Dem breiten Publikum fernab der Comic-Shops ist Dr. Strange
hingegen weniger bekannt, obwohl gerade dieser Charakter wie kein anderer die magische Energie, die dem Marvel-Universum und seinen Figuren innewohnt, repräsentiert. Stephen Strange, mächtiger Magier und seit seinem Debüt in Strange Tales 110 (Juli 1963) aktiv im Kampf gegen allerlei böse Mächte, hat eine wechselvolle Veröffentlichungsgeschichte hinter sich – unverdienterweise meist in der zweiten Reihe der Heldenschar stehend. Höchste Zeit und eine tolle Sache, dem Mann endlich ein eigenes animiertes Solo-Feature zu widmen.
Um einen der faszinierendsten Helden des Verlags zu schaffen, bedarf es zuerst natürlich einiges an dramaturgischer Fallhöhe. Der brillante, jedoch selbstgefällige und egoistische Chirurg Stephen Strange übernimmt medizinische Eingriffe nur mehr dann, wenn ihm daraus persönliche und finanzielle Vorteile erwachsen. So lehnt er auch jedes Engagement im Fall von mehreren ins Koma gefallenen Kindern ab, die von albtraumhaften Visionen geplagt worden sind. Es kommt, wie es kommen muss: Bei einem Autounfall werden seine Hände derart in Mitleidenschaft gezogen, dass er trotz vieler kostspieliger Operationen nie wieder operieren wird können. Er verliert seinen Job, stürzt sich in Schulden und steht vor dem Nichts. Komplett am Boden liegend, wird ihm durch den mysteriösen Ming plötzlich Hilfe angeboten. Eine Reise zu einem entlegenen Kloster in Tibet soll ihm Erlösung verschaffen. Dort angekommen, trifft er auf eine Riege erfahrener Magier, die sich des Dämons Dormammu aus einer anderen Dimension erwehren müssen. Dieser versucht, sich Zugang zum Sanctum Sanctorum zu verschaffen, einem Nexus der Realitäten, dessen Besitz unheimliche Machtfülle bedeutet.

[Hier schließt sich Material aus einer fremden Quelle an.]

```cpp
struct Box3 { int bx, by, bz; };
__device__ __forceinline__ bool decode(const Box3 &b, unsigned t, int &x, int &y, int &z) {
  const unsigned per_z = (unsigned)b.bx * b.by;
  if (t >= per_z * (unsigned)b.bz) return false;
  const unsigned zz = t / per_z, r = t - zz * per_z, yy = r / (unsigned)b.bx;
  x = 1 + (int)(r - yy * b.bx); y = 1 + (int)yy; z = 1 + (int)zz;
  return true;
}

constexpr int BAND = 8;
__host__ __device__ __forceinline__ unsigned banded_count(const Box3 &b) {
  return (unsigned)((b.by + BAND - 1) / BAND) * (unsigned)b.bz * BAND * (unsigned)b.bx;
}
static inline unsigned banded_grid(const Box3 &b) { return ((banded_count(b) + 255u) / 256u + 7u) / 8u * 8u; }
__device__ __forceinline__ bool decode_banded(const Box3 &b, unsigned block, unsigned nblocks, unsigned tid, int &x, int &y, int &z) {
  const unsigned t = xcd_block(block, nblocks) * 256u + tid;
  if (t >= banded_count(b)) return false;
  const unsigned r = t / (unsigned)b.bx, yy = r % BAND, r2 = r / BAND, band = r2 / (unsigned)b.bz;
  x = 1 + (int)(t - r * b.bx); z = 1 + (int)(r2 - band * b.bz); y = 1 + (int)(band * BAND + yy);
// ... 699 lines not shown
  const vpic_hip_grid_t &G = e->grid;
  if (!e->mc) VH_FAIL("energy_f: no material coefficients set");
  const int nb = (int)(e->dsum_count / 6);
  if (e->f.m[0])
    hipLaunchKernelGGL(energy_f_kernel<false>, dim3(nb), dim3(256), 0, e->stream, e->f, e->mc, g, e->dsum);
  else
    hipLaunchKernelGGL(energy_f_kernel<true>, dim3(nb), dim3(256), 0, e->stream, e->f, e->mc, g, e->dsum);
  VH_CHECK(hipGetLastError());
  VH_CHECK(hipMemcpyAsync(e->host_dsum, e->dsum, sizeof(double) * 6 * nb, hipMemcpyDeviceToHost, e->stream));
  VH_CHECK(hipStreamSynchronize(e->stream));
  const double v0 = 0.5 * G.eps0 * G.dx * G.dy * G.dz;
  for (int k = 0; k < 6; k++) {
    double s = 0;
    for (int b = 0; b < nb; b++) s += e->host_dsum[b * 6 + k];
    en6[k] = s * v0;
  }
  return 0;
}



int k_clear_rhof(Engine *e) {
  VH_CHECK(hipMemsetAsync(e->f.c[F_RHOF], 0, sizeof(float) * (size_t)e->gk.nv, e->stream));
  return 0;
}

__global__ __launch_bounds__(256)
void accumulate_rho_p_kernel(float *__restrict__ rhof, ParticlesK p, int np, float r8V, int sy, int sz) {
  const int idx = blockIdx.x * 256 + threadIdx.x;
  if (idx >= np) return;
  const float4 rec = p.r[idx];
  if (record_cell(rec) < 0) return;
  float w[8];
  node_weights(rec.x, rec.y, rec.z, p.q[idx], r8V, w);
  float *r = rhof + record_cell(rec);
  atomicAdd(r, w[0]); atomicAdd(r + 1, w[1]); atomicAdd(r + sy, w[2]); atomicAdd(r + sy + 1, w[3]);
  atomicAdd(r + sz, w[4]); atomicAdd(r + sz + 1, w[5]); atomicAdd(r + sz + sy, w[6]); atomicAdd(r + sz + sy + 1, w[7]);
}
__global__ __launch_bounds__(256)
void accumulate_rho_cells_kernel(float *__restrict__ rhof, ParticlesK p, const int *__restrict__ partition, int nv,
                                 float r8V, int sy, int sz) {
  const int v = blockIdx.x * 256 + threadIdx.x;
  if (v >= nv) return;
  const int first = partition[v], last = partition[v + 1];
  if (first >= last) return;
  float s0 = 0, s1 = 0, s2 = 0, s3 = 0, s4 = 0, s5 = 0, s6 = 0, s7 = 0;
#pragma unroll 1
  for (int idx = first; idx < last; idx++) {
    float w[8];
    const float4 rec = p.r[idx];
    node_weights(rec.x, rec.y, rec.z, p.q[idx], r8V, w);
    s0 += w[0]; s1 += w[1]; s2 += w[2]; s3 += w[3]; s4 += w[4]; s5 += w[5]; s6 += w[6]; s7 += w[7];
  }
  float *r = rhof + v;
  atomicAdd(r, s0); atomicAdd(r + 1, s1); atomicAdd(r + sy, s2); atomicAdd(r + sy + 1, s3);
  atomicAdd(r + sz, s4); atomicAdd(r + sz + 1, s5); atomicAdd(r + sz + sy, s6); atomicAdd(r + sz + sy + 1, s7);
}
int k_rho_p_untiled(Engine *e, Species &s, bool by_cell) {
  const vpic_hip_grid_t &G = e->grid;
  const float r8V = 0.125 * G.rdx * G.rdy * G.rdz;
  if (by_cell) {
    if (!s.partition_valid && k_sort_p(e, s)) return 1;
    hipLaunchKernelGGL(accumulate_rho_cells_kernel, dim3((unsigned)((e->gk.nv + 255) / 256)), dim3(256), 0, e->stream,
                       e->f.c[F_RHOF], s.p, s.partition, e->gk.nv, r8V, e->gk.sy, e->gk.sz);
    VH_CHECK(hipGetLastError());
    return 0;
  }
  hipLaunchKernelGGL(accumulate_rho_p_kernel, dim3((unsigned)((s.np + 255) / 256)), dim3(256), 0, e->stream,
                     e->f.c[F_RHOF], s.p, (int)s.np, r8V, e->gk.sy, e->gk.sz);
  VH_CHECK(hipGetLastError());
  return 0;
}

static int local_adjust_rho(Engine *e) {
  const GridK &g = e->gk;
  for (int comp = 0; comp < 2; comp++)
    for (int face = 0; face < 6; face++) {
      const int bc = g.fbc[face];
      if (bc >= 0) continue;
      const int axis = face % 3, hi = face >= 3, n = n_axis(g, axis);
      const PlaneBox b = node_box(g, axis, hi ? n + 1 : 1);
      if (bc == VPIC_PEC_FIELDS) { if (local_op(e, one_seg(b, e->f.c[comp ? F_RHOB : F_RHOF]), L_ZERO)) return 1; }
      else if (!comp)            { if (local_op(e, one_seg(b, e->f.c[F_RHOF]), L_DOUBLE)) return 1; }
    }
// ... 445 lines not shown
```

old-vpic_amd/csrc/load.hip:

```cpp
#include "engine.h"
#include "load_rule.h"
#include <cmath>
#include <cstring>
#include <algorithm>
#include <vector>

namespace vpichip {

struct LoadK {
  const int *count;
  const float *q, *ud[3], *uth[3];
  int tsx, tsy, tsz;
  long long g0x, g0y, g0z, GX, GY;
  unsigned seed, stream;
  int flip;
  const float *draws;
  long long tag0;
};

__global__ __launch_bounds__(256)
void load_counts_kernel(int *__restrict__ per_voxel, int nv, GridK g, TileK t, LoadK k) {
  const int v = blockIdx.x * 256 + threadIdx.x;
  if (v > nv) return;
  int n = 0;
// ... 27 lines not shown
  if (threadIdx.x == 64) s_span[1] = holding_voxel(off, 0, nv, m_last);
  __syncthreads();
  const int v0 = s_span[0], v1 = s_span[1], span = v1 - v0;
  const bool in_lds = span < LOAD_SPAN;
  if (in_lds) {
    for (int a = threadIdx.x; a <= span + 1; a += 256) s_off[a] = off[v0 + a];
    __syncthreads();
  }
  const int m = m0 + (int)threadIdx.x;
  if (m >= total) return;
  int v, first;
  if (in_lds) { const int a = holding_voxel(s_off, 0, span + 1, m); v = v0 + a; first = s_off[a]; }
  else { v = holding_voxel(off, v0, v1 + 1, m); first = off[v]; }
  int cx, cy, cz;
  voxel_cell(v, t, cx, cy, cz);
  cx -= 1; cy -= 1; cz -= 1;
  const int at = cx * k.tsx + cy * k.tsy + cz * k.tsz;
  const uint64_t cell = load_global_cell((uint64_t)(k.g0x + cx), (uint64_t)(k.g0y + cy), (uint64_t)(k.g0z + cz), (uint64_t)k.GX, (uint64_t)k.GY);
  float d[7];
  if (k.draws) {
#pragma unroll
    for (int a = 0; a < 7; a++) d[a] = k.draws[7ll * m + a];
  } else {
    uint32_t r[8];
    load_words(cell, (uint32_t)(m - first), k.seed, k.stream, r);
    load_numbers(r, d);
  }
  float uth[3], ud[3], u[3];
#pragma unroll
  for (int a = 0; a < 3; a++) { uth[a] = k.uth[a] ? k.uth[a][at] : 0.f; ud[a] = k.ud[a] ? k.ud[a][at] : 0.f; }
  const float n[3] = {d[3], d[4], d[5]};
  load_momentum(uth, ud, n, d[6], k.flip != 0, u);
  p.r[m] = make_record(load_offset(d[0]), load_offset(d[1]), load_offset(d[2]), v);
  p.ux[m] = u[0]; p.uy[m] = u[1]; p.uz[m] = u[2]; p.q[m] = k.q[at];
  if (tags) { tag[m] = tags == 1 ? k.tag0 + m : 0; tag2[m] = 0; }
}

int k_load_profile(Engine *e, Species &s, const vpic_hip_load_t &d, int64_t *n_loaded) {
  const GridK &g = e->gk;
  const int n[3] = {g.nx, g.ny, g.nz};
  if (!d.count) VH_FAIL("load_profile: count is NULL");
  if (!d.q) VH_FAIL("load_profile: q is NULL");
  if (d.flags & ~(VPIC_HIP_LOAD_APPEND | VPIC_HIP_LOAD_FLIP | VPIC_HIP_LOAD_TAGS)) VH_FAIL("load_profile: flags = %d has unknown bits", d.flags);
  const bool append = d.flags & VPIC_HIP_LOAD_APPEND, with_tags = d.flags & VPIC_HIP_LOAD_TAGS;
  for (int a = 0; a < 3; a++) {
    if (d.tdim[a] != 1 && d.tdim[a] != n[a]) VH_FAIL("load_profile: tdim[%d] = %d is neither 1 nor the grid's %d", a, d.tdim[a], n[a]);
    if (d.goff[a] < 0) VH_FAIL("load_profile: goff[%d] = %lld is negative", a, (long long)d.goff[a]);
    if (d.goff[a] > d.gdim[a] - n[a]) VH_FAIL("load_profile: goff[%d] + %d = %lld is beyond gdim[%d] = %lld", a, n[a], (long long)d.goff[a] + n[a], a, (long long)d.gdim[a]);
  }
  if ((double)d.gdim[0] * (double)d.gdim[1] * (double)d.gdim[2] >= 9.2e18) VH_FAIL("load_profile: gdim holds more than 2^63 cells");
  const int64_t T = (int64_t)d.tdim[0] * d.tdim[1] * d.tdim[2], cells = (int64_t)g.nx * g.ny * g.nz, mult = cells / T;
  const size_t count_bytes = sizeof(int32_t) * (size_t)T, table_bytes = sizeof(float) * (size_t)T;
  host_will_read(d.count, count_bytes); host_will_read(d.q, table_bytes);
  for (int a = 0; a < 3; a++) { host_will_read(d.ud[a], table_bytes); host_will_read(d.uth[a], table_bytes); }
  int64_t sum = 0;
  float q_top = 0;
  for (int64_t c = 0; c < T; c++) {
    if (d.count[c] < 0) VH_FAIL("load_profile: count[%lld] = %d is negative", (long long)c, d.count[c]);
    if (!std::isfinite(d.q[c])) VH_FAIL("load_profile: q[%lld] is not finite", (long long)c);
    for (int a = 0; a < 3; a++) {
      if (d.ud[a] && !std::isfinite(d.ud[a][c])) VH_FAIL("load_profile: ud[%d][%lld] is not finite", a, (long long)c);
      if (d.uth[a] && !std::isfinite(d.uth[a][c])) VH_FAIL("load_profile: uth[%d][%lld] is not finite", a, (long long)c);
      if (d.uth[a] && d.uth[a][c] < 0) VH_FAIL("load_profile: uth[%d][%lld] = %g is negative", a, (long long)c, (double)d.uth[a][c]);
    }
    sum += d.count[c];
    if (d.count[c] > 0) q_top = std::max(q_top, fabsf(d.q[c]));
  }
// ... 74 lines not shown
```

Unter den vier Marvel-Animationsfilmen von Lionsgate behauptet "Doctor Strange – The Sorcerer Supreme" tadellos seine Stellung. Für die Entwicklung des Charakters lässt man sich viel Zeit, was dem Ganzen wohltuende Tiefe verleiht. Die actionlastigen Szenen sind routiniert umgesetzt, die verschiedenen magischen Fähigkeiten des Figurenpersonals werden gelungen in Szene gesetzt. Tolle Sprecher, sowohl im Original als auch in der deutschen Synchronisation, machen "Doctor Strange" zur Empfehlung. Die Extras warten mit Interviews mit Stan "The Man" Lee, J. M. DeMatteis, Steve Englehart und dem Produzententeam sowie jeder Menge Original-Artwork auf.